● Your goal
Your task is to write out the complete listing exactly as it is shown.

● Stored data
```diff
@@ -653,19 +763,37 @@
     if (p.x8) return launch_d<BM, BN, WAVES_M, WAVES_N, NSPLIT, NSTAGE, true, true>(p, s);
   }
   XDET_REQUIRE(X8 || !p.x8, "conv(dma): x8 planes need a pointwise f16x3 layer below 4 GiB");
-  constexpr size_t lds = (size_t)NSTAGE * (2 * BM + 2 * BN) * 32 * sizeof(u16);
+  constexpr size_t lds = conv_dma_lds_bytes(BM, BN, WAVES_M, WAVES_N, false);
   if constexpr (!PW && !X8 && !GBUF && BM == 256 && BN == 256) {
     if (gbuf_eligible(p)) return launch_d<BM, BN, WAVES_M, WAVES_N, NSPLIT, NSTAGE, false, false, true>(p, s);
+  }
+  int64_t nvb = cdiv(cdiv(p.M, BM), 8) * 8 * (p.Cout_pad / BN);
+  if (p.group_rows) {
+    const int64_t groups = p.M / p.group_rows, tpg = (int64_t)(p.group_rows / BM) * (p.Cout_pad / BN);
+    nvb = cdiv(groups, 8) * 8 * tpg;
+  }
+  if constexpr (BM == 256 && BN == 256 && (PW || GBUF)) {
+    int cus = 0;
+    XDET_TRY(device_cu_count(&cus));
+    const int64_t wgs = cus / 8 * 8;
+    bool walk = wgs >= 8 && nvb > wgs;
+#if CD_PROBE_LEVEL == 1
+    if (g_conv_dma_probe_no_walk) walk = false;
+#endif
+    if (walk) {
+      constexpr size_t lds_w = conv_dma_lds_bytes(BM, BN, WAVES_M, WAVES_N, true);
+      auto kern_w = conv_dma_f16_kernel<BM, BN, WAVES_M, WAVES_N, NSPLIT, NSTAGE, PW, false, X8, GBUF, true>;
+      static DeviceOnce once_w;
+      XDET_TRY(ensure_dynamic_lds(once_w, reinterpret_cast<const void*>(kern_w), (int)lds_w));
+      hipLaunchKernelGGL(kern_w, dim3((unsigned)wgs), dim3(64 * WAVES_M * WAVES_N), lds_w, s, p, (int)nvb CD_PROBE_ARG);
+      XDET_LAUNCH_CHECK();
+      return XDET_OK;
+    }
   }
   auto kern = conv_dma_f16_kernel<BM, BN, WAVES_M, WAVES_N, NSPLIT, NSTAGE, PW, false, X8, GBUF>;
   static DeviceOnce once;
   XDET_TRY(ensure_dynamic_lds(once, reinterpret_cast<const void*>(kern), (int)lds));
-  dim3 grid((unsigned)(cdiv(cdiv(p.M, BM), 8) * 8 * (p.Cout_pad / BN)));
-  if (p.group_rows) {
-    const int64_t groups = p.M / p.group_rows, tpg = (int64_t)(p.group_rows / BM) * (p.Cout_pad / BN);
-    grid = dim3((unsigned)(cdiv(groups, 8) * 8 * tpg));
-  }
-  hipLaunchKernelGGL(kern, grid, dim3(64 * WAVES_M * WAVES_N), lds, s, p);
+  hipLaunchKernelGGL(kern, dim3((unsigned)nvb), dim3(64 * WAVES_M * WAVES_N), lds, s, p, (int)nvb CD_PROBE_ARG);
   XDET_LAUNCH_CHECK();
   return XDET_OK;
 }
@@ -679,7 +807,7 @@
   static DeviceOnce once;
   XDET_TRY(ensure_dynamic_lds(once, reinterpret_cast<const void*>(kern), (int)lds));
   dim3 grid((unsigned)(cdiv(cdiv(p.M, 256), 8) * 8 * (p.Cout_pad / 128)));
-  hipLaunchKernelGGL(kern, grid, dim3(512), lds, s, p);
+  hipLaunchKernelGGL(kern, grid, dim3(512), lds, s, p, (int)grid.x CD_PROBE_ARG);
   XDET_LAUNCH_CHECK();
   return XDET_OK;
 }
```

● Answer section
```diff
@@ -653,19 +763,37 @@
     if (p.x8) return launch_d<BM, BN, WAVES_M, WAVES_N, NSPLIT, NSTAGE, true, true>(p, s);
   }
   XDET_REQUIRE(X8 || !p.x8, "conv(dma): x8 planes need a pointwise f16x3 layer below 4 GiB");
-  constexpr size_t lds = (size_t)NSTAGE * (2 * BM + 2 * BN) * 32 * sizeof(u16);
+  constexpr size_t lds = conv_dma_lds_bytes(BM, BN, WAVES_M, WAVES_N, false);
   if constexpr (!PW && !X8 && !GBUF && BM == 256 && BN == 256) {
     if (gbuf_eligible(p)) return launch_d<BM, BN, WAVES_M, WAVES_N, NSPLIT, NSTAGE, false, false, true>(p, s);
+  }
+  int64_t nvb = cdiv(cdiv(p.M, BM), 8) * 8 * (p.Cout_pad / BN);
+  if (p.group_rows) {
+    const int64_t groups = p.M / p.group_rows, tpg = (int64_t)(p.group_rows / BM) * (p.Cout_pad / BN);
+    nvb = cdiv(groups, 8) * 8 * tpg;
+  }
+  if constexpr (BM == 256 && BN == 256 && (PW || GBUF)) {
+    int cus = 0;
+    XDET_TRY(device_cu_count(&cus));
+    const int64_t wgs = cus / 8 * 8;
+    bool walk = wgs >= 8 && nvb > wgs;
+#if CD_PROBE_LEVEL == 1
+    if (g_conv_dma_probe_no_walk) walk = false;
+#endif
+    if (walk) {
+      constexpr size_t lds_w = conv_dma_lds_bytes(BM, BN, WAVES_M, WAVES_N, true);
+      auto kern_w = conv_dma_f16_kernel<BM, BN, WAVES_M, WAVES_N, NSPLIT, NSTAGE, PW, false, X8, GBUF, true>;
+      static DeviceOnce once_w;
+      XDET_TRY(ensure_dynamic_lds(once_w, reinterpret_cast<const void*>(kern_w), (int)lds_w));
+      hipLaunchKernelGGL(kern_w, dim3((unsigned)wgs), dim3(64 * WAVES_M * WAVES_N), lds_w, s, p, (int)nvb CD_PROBE_ARG);
+      XDET_LAUNCH_CHECK();
+      return XDET_OK;
+    }
   }
   auto kern = conv_dma_f16_kernel<BM, BN, WAVES_M, WAVES_N, NSPLIT, NSTAGE, PW, false, X8, GBUF>;
   static DeviceOnce once;
   XDET_TRY(ensure_dynamic_lds(once, reinterpret_cast<const void*>(kern), (int)lds));
-  dim3 grid((unsigned)(cdiv(cdiv(p.M, BM), 8) * 8 * (p.Cout_pad / BN)));
-  if (p.group_rows) {
-    const int64_t groups = p.M / p.group_rows, tpg = (int64_t)(p.group_rows / BM) * (p.Cout_pad / BN);
-    grid = dim3((unsigned)(cdiv(groups, 8) * 8 * tpg));
-  }
-  hipLaunchKernelGGL(kern, grid, dim3(64 * WAVES_M * WAVES_N), lds, s, p);
+  hipLaunchKernelGGL(kern, dim3((unsigned)nvb), dim3(64 * WAVES_M * WAVES_N), lds, s, p, (int)nvb CD_PROBE_ARG);
   XDET_LAUNCH_CHECK();
   return XDET_OK;
 }
@@ -679,7 +807,7 @@
   static DeviceOnce once;
   XDET_TRY(ensure_dynamic_lds(once, reinterpret_cast<const void*>(kern), (int)lds));
   dim3 grid((unsigned)(cdiv(cdiv(p.M, 256), 8) * 8 * (p.Cout_pad / 128)));
-  hipLaunchKernelGGL(kern, grid, dim3(512), lds, s, p);
+  hipLaunchKernelGGL(kern, grid, dim3(512), lds, s, p, (int)grid.x CD_PROBE_ARG);
   XDET_LAUNCH_CHECK();
   return XDET_OK;
 }
```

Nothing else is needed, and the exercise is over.